● About this task
Check each line below for "mode" and report how many have it, nothing else.

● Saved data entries

<<<<

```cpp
int Batch::run_general()
{
    st->route |= PSS_ROUTE_GENERAL | (sa_order ? PSS_ROUTE_SA_ORDER : 0u) | (counts ? PSS_ROUTE_COUNTS : 0u) |
                   (anchored ? PSS_ROUTE_ANCHORED : 0u);
    PSS_TRY(device_excl_scan(ctx, InU32{p_cnt}, nrp, d_partial, d_total, d_hitoff));
    PSS_HIP(hipMemcpyAsync(h_small, d_total, 8, hipMemcpyDeviceToHost, s));
    PSS_HIP(hipStreamSynchronize(s));
    const u64 H = h_small[0];
    if (H == 0) {
        PSS_HIP(hipEventRecord(e2, s));
        if (device) {
            PSS_HIP(hipMemsetAsync(d_qcount, 0, (size_t)nrow * 8, s));
            leave_on_device(nullptr, nullptr);
        }
        PSS_HIP(hipStreamSynchronize(s));
        if (!device) PSS_TRY(empty_offsets(res));
        set_totals(0, 0, 0, 0);
        return PSS_OK;
    }
    PSS_TRY(take(Q_START, H * 4, d_start));
    PSS_TRY(take(Q_LEN, H * 4, d_len));
    PSS_TRY(take(Q_EIDX, (H + 1) * 8, d_eidx));
    PSS_TRY(take(Q_BOFF, (H + 1) * 8, d_boff));
    const u32 grid = (u32)std::min<u64>((u64)ctx->num_cus * 16, (H + 255) / 256);
    if (sa_order)
        PSS_TRY(sa_order_hits(grid, H));
    else if (anchored)
        hipLaunchKernelGGL(anchored_hits_kernel, dim3(grid), dim3(256), 0, s, d_chunks, nc, d_aflags, nrp, p_lo, d_edge,
                           d_hitoff, H, d_start, d_len);
    else if (fold) {
// ... 11 lines not shown
            hipLaunchKernelGGL(seq_verify_kernel, dim3(vgrid), dim3(256), 0, s, d_chunks, nc, d_q, d_qoff, d_goff, d_sanch, nrp,
                               d_hitoff, H, d_start, d_len);
        else
            hipLaunchKernelGGL(terms_verify_kernel, dim3(vgrid), dim3(256), 0, s, d_chunks, nc, d_q, d_qoff, d_goff, d_tflags, d_cnt,
                               d_gdrv, nrp, d_hitoff, H, d_start, d_len);
    } else
        hipLaunchKernelGGL(hit_lines_kernel<false>, dim3(grid), dim3(256), 0, s, d_chunks, nc, d_q, d_qoff, nrp, p_lo,
                           d_hitoff, H, (const MidState *)nullptr, d_start, d_len, (const u32 *)nullptr);
    PSS_TRY(device_excl_scan(ctx, InKept{d_len}, H, d_partial, d_total, d_eidx));
    PSS_HIP(hipMemcpyAsync(h_small, d_total, 8, hipMemcpyDeviceToHost, s));
    if (counts) {
        hipLaunchKernelGGL(query_counts_kernel, dim3((nrow + 255) / 256), dim3(256), 0, s, nc, nrow, d_hitoff, d_eidx,
                           d_qcount, (const MidState *)nullptr);
        PSS_HIP(hipEventRecord(e2, s));
        PSS_HIP(hipMemcpyAsync(res->qcount, d_qcount, (size_t)nrow * 8, hipMemcpyDeviceToHost, s));
        PSS_HIP(hipStreamSynchronize(s));
        PSS_TRY(empty_offsets(res));
        set_totals(H, h_small[0], 0, 0);
        return PSS_OK;
    }
    if (!ids) {
        PSS_TRY(device_excl_scan(ctx, InLen{d_len}, H, d_partial, d_total, d_boff));
        PSS_HIP(hipMemcpyAsync(h_small + 1, d_total, 8, hipMemcpyDeviceToHost, s));
    }
    PSS_HIP(hipStreamSynchronize(s));
    const u64 E = h_small[0], B = ids ? E * 8 : h_small[1];
    PSS_TRY(take(Q_ENTOFF, (E + 1) * 8, d_entoff));
    PSS_TRY(take(Q_OUT, B + 16, d_out));
    if (ids)
        hipLaunchKernelGGL(emit_ids_kernel, dim3(grid), dim3(256), 0, s, d_chunks, d_lines, nc, nrp, d_hitoff, H, d_start, d_len,
                           d_eidx, d_entoff, reinterpret_cast<u64 *>(d_out));
    else
        hipLaunchKernelGGL(emit_kernel, dim3(grid), dim3(256), 0, s, d_chunks, nc, nrp, d_hitoff, H,
                           (const MidState *)nullptr, d_start, d_len, d_eidx, d_boff, d_entoff, d_out);
    hipLaunchKernelGGL(query_counts_kernel, dim3((nrow + 255) / 256), dim3(256), 0, s, nc, nrow, d_hitoff, d_eidx,
                       d_qcount, (const MidState *)nullptr);
    PSS_HIP(hipEventRecord(e2, s));
    if (device) {
        leave_on_device(d_entoff, d_out);
        PSS_HIP(hipStreamSynchronize(s));
    } else {
        PSS_TRY(download_result(E, B, d_entoff, d_out, false));
    }
    set_totals(H, E, E, B);
    return PSS_OK;
}

int Batch::finish()
{
    PSS_HIP(hipGetLastError());
    float ms = 0.f;
    if (timed_route) {
        PSS_HIP(hipEventElapsedTime(&ms, e0, e2));
        st->ms_device = st->ms_interval = ms;
    }
// ... 17 lines not shown
        return PSS_EINVAL;
    }
    if (rq.anchors && (rq.mode == SEARCH_DEVICE || rq.low_latency)) {
        set_error("search: an anchored batch takes the general pipeline to a host result");
        return PSS_EINVAL;
    }
    if (rq.group_offsets && (rq.anchors || (rq.nq && !rq.exclude && !rq.seq_anchors && !rq.fold_seed) || rq.mode == SEARCH_DEVICE || rq.low_latency)) {
        set_error("search: an all-terms batch takes the general pipeline to a host result, and its terms are not anchored");
        return PSS_EINVAL;
    }
    if (rq.fold_seed && (!rq.group_offsets || !rq.fold_bytes || !rq.fold_offsets || rq.exclude || rq.seq_anchors)) {
        set_error("search: a case-insensitive batch is the spellings of its patterns' seeds in groups, without exclusions or anchors");
        return PSS_EINVAL;
    }
    const u32 rows = rq.rows();
    memset(st, 0, sizeof *st);
    st->queries = rows;
    res->nq = rows;
    res->qcount = (u64 *)calloc(rows ? rows : 1, sizeof(u64));
    res->offsets = nullptr;
    res->bytes = nullptr;
    res->n_entries = 0;
    if (!res->qcount) return PSS_ENOMEM;
    if (rows == 0 || rq.nq == 0 || nc == 0) return empty_batch(ctx, rq, res);

    Batch b(ctx, d_chunks, d_lines, nc, rq, res, st);
    PSS_TRY(b.stage_queries());
    if (b.fused_ok) {
        bool served = false;
        PSS_TRY(b.run_fused(&served));
// ... 169 lines not shown
```

Baseline: 71.47.

## Deliver mid-pipeline results to pinned host stage from device, skipping second wait

Adds a mid_deliver_kernel that computes per-query counts and writes the header, counts, entry offsets and result bytes straight into the pinned host staging buffer through its device pointer. The host then needs one stream wait and plain memcpys instead of a header download, a wait, and then separate async copies with a second wait. This removes a host-device round trip per mid-size batch, at the cost of many small PCIe writes issued by the kernel and a size cap set by the stage buffer. It also adds a stream-wait counter exposed through the API, plus a knob that disables delivery.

>>>>

● Result below
2